** Opening PROVIDED DATA block **

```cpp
int launch_chamfer_sym_ex(const ChamferPair *pairs, int np, int b, int n, int m, float *workspace, int pair_base,
                          int q_clouds, const int *need1, hipStream_t stream, const GridArgs *rider, const JacRider *jac,
                          SymPartials *defer, bool loop, LossRider *loss) {
    if (loss) loss->blocks = 0;
    unsigned long long *row64 = defer ? defer->row64 : nullptr;
    if (defer) { defer->slices = 1; defer->rowpart_d = nullptr; defer->rowpart_i = nullptr; defer->clouds = b; defer->deferred = false; defer->row64 = nullptr; }
    if (b <= 0 || np <= 0) return GEOADV_OK;
    ChamferSymArgs a;
    a.need[0] = nullptr; a.need[1] = need1;
    a.pair_base = pair_base; a.q_clouds = q_clouds;
    for (int i = 0; i < np; ++i) a.pr[i] = pairs[i];
    a.n = n; a.m = m; a.clouds = b; a.pairs = np;
    const int np_live = need1 ? 1 : np;
    const SymShape s = sym_shape((long)b * np_live, n, m, loop, mx_enabled());
    a.rw = s.rw; a.cw = s.cw; a.rtiles = s.rtiles; a.C = s.C; a.S = s.S; a.cslices = s.cslices;
    const int rslices = s.cslices * s.cw;
    const size_t groups = (size_t)np * b;
    a.rowpart_d = workspace;
    a.rowpart_i = reinterpret_cast<int *>(workspace + groups * rslices * n);
    a.colpart_d = workspace + 2 * groups * rslices * n;
    a.colpart_i = reinterpret_cast<int *>(a.colpart_d + groups * s.rtiles * m);
    a.row64 = (defer && row64 && s.rtiles == 1 && rslices > 8) ? row64 : nullptr;
    static DeviceOnce attr;
    if (int rc = attr.run([]() -> int {
            const int need = (int)std::max(std::max(std::max(CS_LDS_BYTES, MX_LDS_BYTES), chamfer_grid_lds_bytes(GR_MAX_N)), JAC_LDS_BYTES);
            GA_HIP(hipFuncSetAttribute(reinterpret_cast<const void *>(chamfer_sym_kernel), hipFuncAttributeMaxDynamicSharedMemorySize, need));
            GA_HIP(hipFuncSetAttribute(reinterpret_cast<const void *>(chamfer_mx_kernel<2>), hipFuncAttributeMaxDynamicSharedMemorySize, need));
            GA_HIP(hipFuncSetAttribute(reinterpret_cast<const void *>(chamfer_mx_kernel<4>), hipFuncAttributeMaxDynamicSharedMemorySize, need));
            GA_HIP(hipFuncSetAttribute(reinterpret_cast<const void *>(chamfer_mx_kernel<8>), hipFuncAttributeMaxDynamicSharedMemorySize, need));
            return GEOADV_OK;
        })) return rc;
    unsigned grid = (unsigned)(s.rtiles * s.cslices * 8 * cdiv(b * np, 8));
    a.rider.blocks = 0; a.rider.first_block = 0; a.rider.clouds = 0; a.rider.done = nullptr;
    a.loss.blocks = 0; a.loss.first_block = 0; a.loss.done = nullptr;
    size_t scan_lds = s.mx ? MX_LDS_BYTES : CS_LDS_BYTES;
    const bool host_loss = loss && !s.mx && s.rtiles == 1 && b % 8 == 0 && q_clouds == 0 &&
                           (loss->force || (rider != nullptr && (long)s.rtiles * s.cslices * b * np_live >= 2 * (long)kCUs));
    if (rider) {
        a.rider.g = *rider;
        a.rider.first_block = 0;
        a.rider.blocks = grid_rider_blocks(b);
        a.rider.clouds = b;
        if (host_loss) a.rider.done = loss->done;
        grid += (unsigned)a.rider.blocks;
        scan_lds = std::max(scan_lds, chamfer_grid_lds_bytes(rider->n));
// ... 129 lines not shown
```

geometric_adv_amd/csrc/loss_cgrad.h:

```cpp
#pragma once
#include "common.h"
#include "chamfer_sym.h"
#include <limits.h>
#include <math.h>

#ifndef LC_STAMP
#define LC_STAMP(K, I)
#endif

namespace geoadv {

struct LossArgs {
    int n;
    int loss_adv_type, loss_dist_type;
    float mp_pert_w, mp_dist_w;
    const float *r1, *r2, *a1, *a2;
    const float *pert;
    const float *z, *tz;
    const float *w;
    const float *emd_cost;
    float emd_weight;
    float *losses;
    int *jstar;
    float *dz_latent;
    float *hist;
    int keep;
    float *best_err;
    float *best_metrics;
    const float *adv, *recon;
    float *best_adv, *best_recon;
    SymPartials part;
    const int *a1_need; int a1_all;
    float *r1_out, *a1_out;
};

struct CloudRed { float s1, s2, s3, s4, sp, ma, mp; int ja, jp; };

__device__ __forceinline__ void argmax_merge(float &v, int &i, float ov, int oi) {
    if (ov > v || (ov == v && oi < i)) { v = ov; i = oi; }
}

__device__ __forceinline__ CloudRed block_reduce(CloudRed r, float (*shf)[8], int (*shi)[2]) {
#pragma unroll
    for (int off = 32; off > 0; off >>= 1) {
        r.s1 += __shfl_xor(r.s1, off); r.s2 += __shfl_xor(r.s2, off); r.s3 += __shfl_xor(r.s3, off);
        r.s4 += __shfl_xor(r.s4, off); r.sp += __shfl_xor(r.sp, off);
        argmax_merge(r.ma, r.ja, __shfl_xor(r.ma, off), __shfl_xor(r.ja, off));
        argmax_merge(r.mp, r.jp, __shfl_xor(r.mp, off), __shfl_xor(r.jp, off));
    }
    const int wave = threadIdx.x >> 6, lane = threadIdx.x & 63;
    if (lane == 0) {
        shf[wave][0] = r.s1; shf[wave][1] = r.s2; shf[wave][2] = r.s3; shf[wave][3] = r.s4; shf[wave][4] = r.sp;
        shf[wave][5] = r.ma; shf[wave][6] = r.mp; shi[wave][0] = r.ja; shi[wave][1] = r.jp;
    }
    __syncthreads();
    CloudRed t;
// ... 34 lines not shown
            if (part3) v3 = __uint_as_float((unsigned)(w3[j] >> 32));
        } else {
            v1 = sym_merge_min(p1 + j, a.part.slices, n);
            if (part3) v3 = sym_merge_min(p3 + j, a.part.slices, n);
        }
        m1[j] = v1; a.r1_out[o + j] = v1;
        if (part3) { m3[j] = v3; a.a1_out[o + j] = v3; }
    }
}

__device__ __forceinline__ void loss_metrics_body(const LossArgs &a, const int b, const int B, const float *m1 = nullptr, const float *m3 = nullptr) {
    __shared__ float shf[4][8];
    __shared__ int shi[4][2];
    __shared__ float sh2[4];
    __shared__ int take;
    const int t = threadIdx.x, n = a.n;
    const size_t o = (size_t)b * n;
    CloudRed r;
    r.s1 = r.s2 = r.s3 = r.s4 = r.sp = 0.f;
    r.ma = r.mp = -1.f;
    r.ja = r.jp = INT_MAX;
    const bool part1 = a.part.deferred;
    const bool part3 = part1 && (a.a1_all || (a.a1_need && sym_needed(a.a1_need, b)));
    constexpr int U = 4;
    for (int j0 = t; j0 < n; j0 += U * 256) {
        float v1[U], v2[U], v3[U], v4[U], vx[U], vy[U], vz[U];
#pragma unroll
        for (int u = 0; u < U; ++u) {
            const int j = j0 + u * 256 < n ? j0 + u * 256 : t;
            v1[u] = part1 ? m1[j] : a.r1[o + j];
            v3[u] = part3 ? m3[j] : a.a1[o + j];
            v2[u] = a.r2[o + j]; v4[u] = a.a2[o + j];
            vx[u] = a.pert[(o + j) * 3]; vy[u] = a.pert[(o + j) * 3 + 1]; vz[u] = a.pert[(o + j) * 3 + 2];
        }
#pragma unroll
        for (int u = 0; u < U; ++u) {
            const int j = j0 + u * 256;
            if (j >= n) continue;
            r.s1 += v1[u]; r.s2 += v2[u];
            const float d = v3[u];
            r.s3 += d; r.s4 += v4[u];
            if (d > r.ma) { r.ma = d; r.ja = j; }
            const float p2 = (vx[u] * vx[u] + vy[u] * vy[u]) + vz[u] * vz[u];
            r.sp += p2;
            if (p2 > r.mp) { r.mp = p2; r.jp = j; }
        }
    }
    r = block_reduce(r, shf, shi);
    float ma = r.ma, mp = r.mp;
    const int ja = r.ja, jp = r.jp;
    const float inv_n = 1.0f / (float)n;
    const float loss_ae = r.s1 * inv_n + r.s2 * inv_n;
    const float input_dist = r.s3 * inv_n + r.s4 * inv_n;
    const float pert_sq = r.sp;
    const float loss_pert = sqrtf(pert_sq), loss_max = sqrtf(mp);
    float loss_adv = loss_ae;
// ... 19 lines not shown
        if (a.hist) {
            a.hist[0 * B + b] = loss_adv; a.hist[1 * B + b] = loss_dist; a.hist[2 * B + b] = loss_pert;
            a.hist[3 * B + b] = fourth;   a.hist[4 * B + b] = input_dist; a.hist[5 * B + b] = loss_ae;
        }
        int tk = 0;
        if (a.keep && loss_ae < a.best_err[b]) {
            tk = 1;
            a.best_err[b] = loss_ae;
            a.best_metrics[b * 4 + 0] = loss_adv; a.best_metrics[b * 4 + 1] = loss_dist;
            a.best_metrics[b * 4 + 2] = input_dist; a.best_metrics[b * 4 + 3] = loss_ae;
        }
        take = tk;
    }
    __syncthreads();
    if (take) {
        const size_t base = o * 3;
        for (int e = t; e < 3 * n; e += 256) {
            a.best_adv[base + e] = a.adv[base + e];
            a.best_recon[base + e] = a.recon[base + e];
        }
    }
}

struct CGradArgs { CGradProblem pr[2]; int n, P; };
constexpr int CGA_THREADS = 512;

constexpr double CG_FX = 17592186044416.0;
constexpr int CG_FX_MAX_N = 5000;
constexpr int CG_FX_MAX_N_PLANE = 15000;
inline int cgrad_fx_parts(int n) { return (n + CG_FX_MAX_N - 1) / CG_FX_MAX_N; }
inline int cgrad_fx_range(int n) { return (n + cgrad_fx_parts(n) - 1) / cgrad_fx_parts(n); }
inline size_t cgrad_fx_lds_bytes(int n) { return sizeof(unsigned long long) * 3 * (size_t)cgrad_fx_range(n); }

__device__ __forceinline__ void cgrad_fx_body(const CGradArgs &a, const int pi, const int b, const int h, const int H, unsigned *lds) {
    unsigned long long *acc = reinterpret_cast<unsigned long long *>(lds);
    const CGradProblem pr = a.pr[pi];
    const int n = a.n;
    const float wb = pr.w ? pr.w[b] : 1.0f;
    const float gd = wb * (1.0f / (float)n);
    const float g2 = gd * 2;
    const float *p = pr.p + (size_t)b * n * 3, *q = pr.q + (size_t)b * n * 3;
    const int *i1 = pr.idx1 + (size_t)b * n, *i2 = pr.idx2 + (size_t)b * n;
    const bool part = (pr.part_d || pr.part_w) && (!pr.part_need || sym_needed(pr.part_need, b));
    const float *pd = pr.part_d + (size_t)b * pr.part_slices * n;
    const int *pi_ = pr.part_i + (size_t)b * pr.part_slices * n;
    const unsigned long long *pw = pr.part_w + (size_t)b * n;
    const int js = (pr.jstar && pr.extra_w > 0.f) ? pr.jstar[b] : -1;
// ... 79 lines not shown
        }
        float qv[U][3], pv[U][3];
#pragma unroll
        for (int u = 0; u < U; ++u) {
            const int j = j0 + u * CGA_THREADS < j_hi ? j0 + u * CGA_THREADS : j_lo;
#pragma unroll
            for (int c = 0; c < 3; ++c) { pv[u][c] = p[3 * j + c]; qv[u][c] = q[3 * mj[u] + c]; }
        }
#pragma unroll
        for (int u = 0; u < U; ++u) {
            const int j = j0 + u * CGA_THREADS;
            if (j >= j_hi) continue;
            const float gown = (j == js ? gd + wb * pr.extra_w : gd) * 2;
#pragma unroll
            for (int c = 0; c < 3; ++c) {
                const float own = gown * (pv[u][c] - qv[u][c]);
                const float sc = (float)((double)(long long)acc[3 * (j - j_lo) + c] * (1.0 / CG_FX));
                pr.g[((size_t)b * n + j) * 3 + c] = own - sc;
            }
        }
    }
}

inline size_t loss_cgrad_lds_bytes(int n) { return std::max(cgrad_fx_lds_bytes(n), sizeof(float) * 2 * (size_t)LOSS_PRE_MAX_N); }
__device__ __forceinline__ void loss_cgrad_block(const LossArgs &la, const CGradArgs &ca, const int H, const int b, const int B, const int row, unsigned *dyn) {
    if (row == 0) {
        float *m1 = reinterpret_cast<float *>(dyn), *m3 = m1 + LOSS_PRE_MAX_N;
        if (la.part.deferred) {
            loss_premerge(la, b, B, CGA_THREADS, m1, m3);
            __syncthreads();
        }
        if (threadIdx.x < 256) loss_metrics_body(la, b, B, m1, m3);
    } else {
        LC_STAMP(1, 0);
        cgrad_fx_body(ca, (row - 1) / H, b, (row - 1) % H, H, dyn);
        LC_STAMP(1, 7);
    }
}

struct LossRider {
    LossArgs la; CGradArgs ca;
    int H, rows, first_block, blocks, clouds;
    unsigned *done;
    unsigned target;
    int *spin_timeout;
    void (*patch)(LossRider &, const SymPartials &, void *);
    void *ctx;
    bool force;
};
inline int loss_rider_blocks(int clouds, int rows) { return 8 * ((clouds + 7) / 8) * rows; }
__device__ __forceinline__ bool loss_rider_block(const LossRider &r, unsigned *dyn) {
    if (r.blocks == 0 || (int)blockIdx.x < r.first_block || (int)blockIdx.x >= r.first_block + r.blocks) return false;
    const int l = blockIdx.x - r.first_block;
    const int idx = l >> 3, row = idx % r.rows, b = (idx / r.rows) * 8 + (l & 7);
    if (b >= r.clouds) return true;
#ifdef GA_STAMPS
#define LR_STAMP(I) do { if (threadIdx.x == 0 && l < GA_STAMP_BLOCKS) { unsigned long long t_; asm volatile("s_memrealtime %0\n\ts_waitcnt lgkmcnt(0)" : "=s"(t_)::"memory"); ga_stamps[((4 & 7) * GA_STAMP_BLOCKS + l) * 8 + (I)] = t_; } } while (0)
#else
// ... 26 lines not shown
```

include/geoadv.h:

```cpp
#ifndef GEOADV_H
#define GEOADV_H

#include <stddef.h>

#ifdef __cplusplus
extern "C" {
#endif

#define GEOADV_OK      0
#define GEOADV_EINVAL  1
#define GEOADV_EHIP    2
#define GEOADV_ENOMEM  3
#define GEOADV_ERANGE  4

int         geoadv_version(void);
const char *geoadv_last_error(void);


int geoadv_nn_distance(int b, int n, const float *xyz1, int m, const float *xyz2,
                       float *dist1, int *idx1, float *dist2, int *idx2, void *stream);

size_t geoadv_nn_distance_sym_workspace_floats(int b, int n, int m);
int geoadv_nn_distance_sym_is_screened(int b, int n, int m);
int geoadv_set_chamfer_screen(int on);
// ... 350 lines not shown
#define GEOADV_CHAMFER_TWO_SCAN  1
#define GEOADV_CHAMFER_SYMMETRIC 2

int  geoadv_attack_create(geoadv_attack **out, const geoadv_ae *ae, const geoadv_attack_config *cfg);
void geoadv_attack_destroy(geoadv_attack *at);

int geoadv_attack_set_inputs(geoadv_attack *at, const float *source_pc, const float *target_pc,
                             const float *target_latent, const float *dist_weight, void *stream);
int geoadv_attack_init_pert(geoadv_attack *at, const float *init_pert, int reset_optimizer, void *stream);

int geoadv_attack_run(geoadv_attack *at, int first_iteration, int iterations, int thresh,
                      float *metrics_hist, void *stream);

int geoadv_attack_get_best(geoadv_attack *at, const float *target_ae_loss_ref,
                           float *metrics, float *adv, float *recon, void *stream);

int geoadv_attack_set_source_search(geoadv_attack *at, int on);

int geoadv_attack_status(geoadv_attack *at, void *stream);

int geoadv_attack_peek(geoadv_attack *at, float *pert, float *adv, float *recon, float *latent,
                       float *grad, int *idx_r1, int *idx_r2, int *idx_a1, int *idx_a2, void *stream);
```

** Closing PROVIDED DATA block **

| WHAT IS EXPECTED |
If a line above contains the word "gown", list it.

| YOUR SOLUTION |
            const float gown = (j == js ? gd + wb * pr.extra_w : gd) * 2;
                const float own = gown * (pv[u][c] - qv[u][c]);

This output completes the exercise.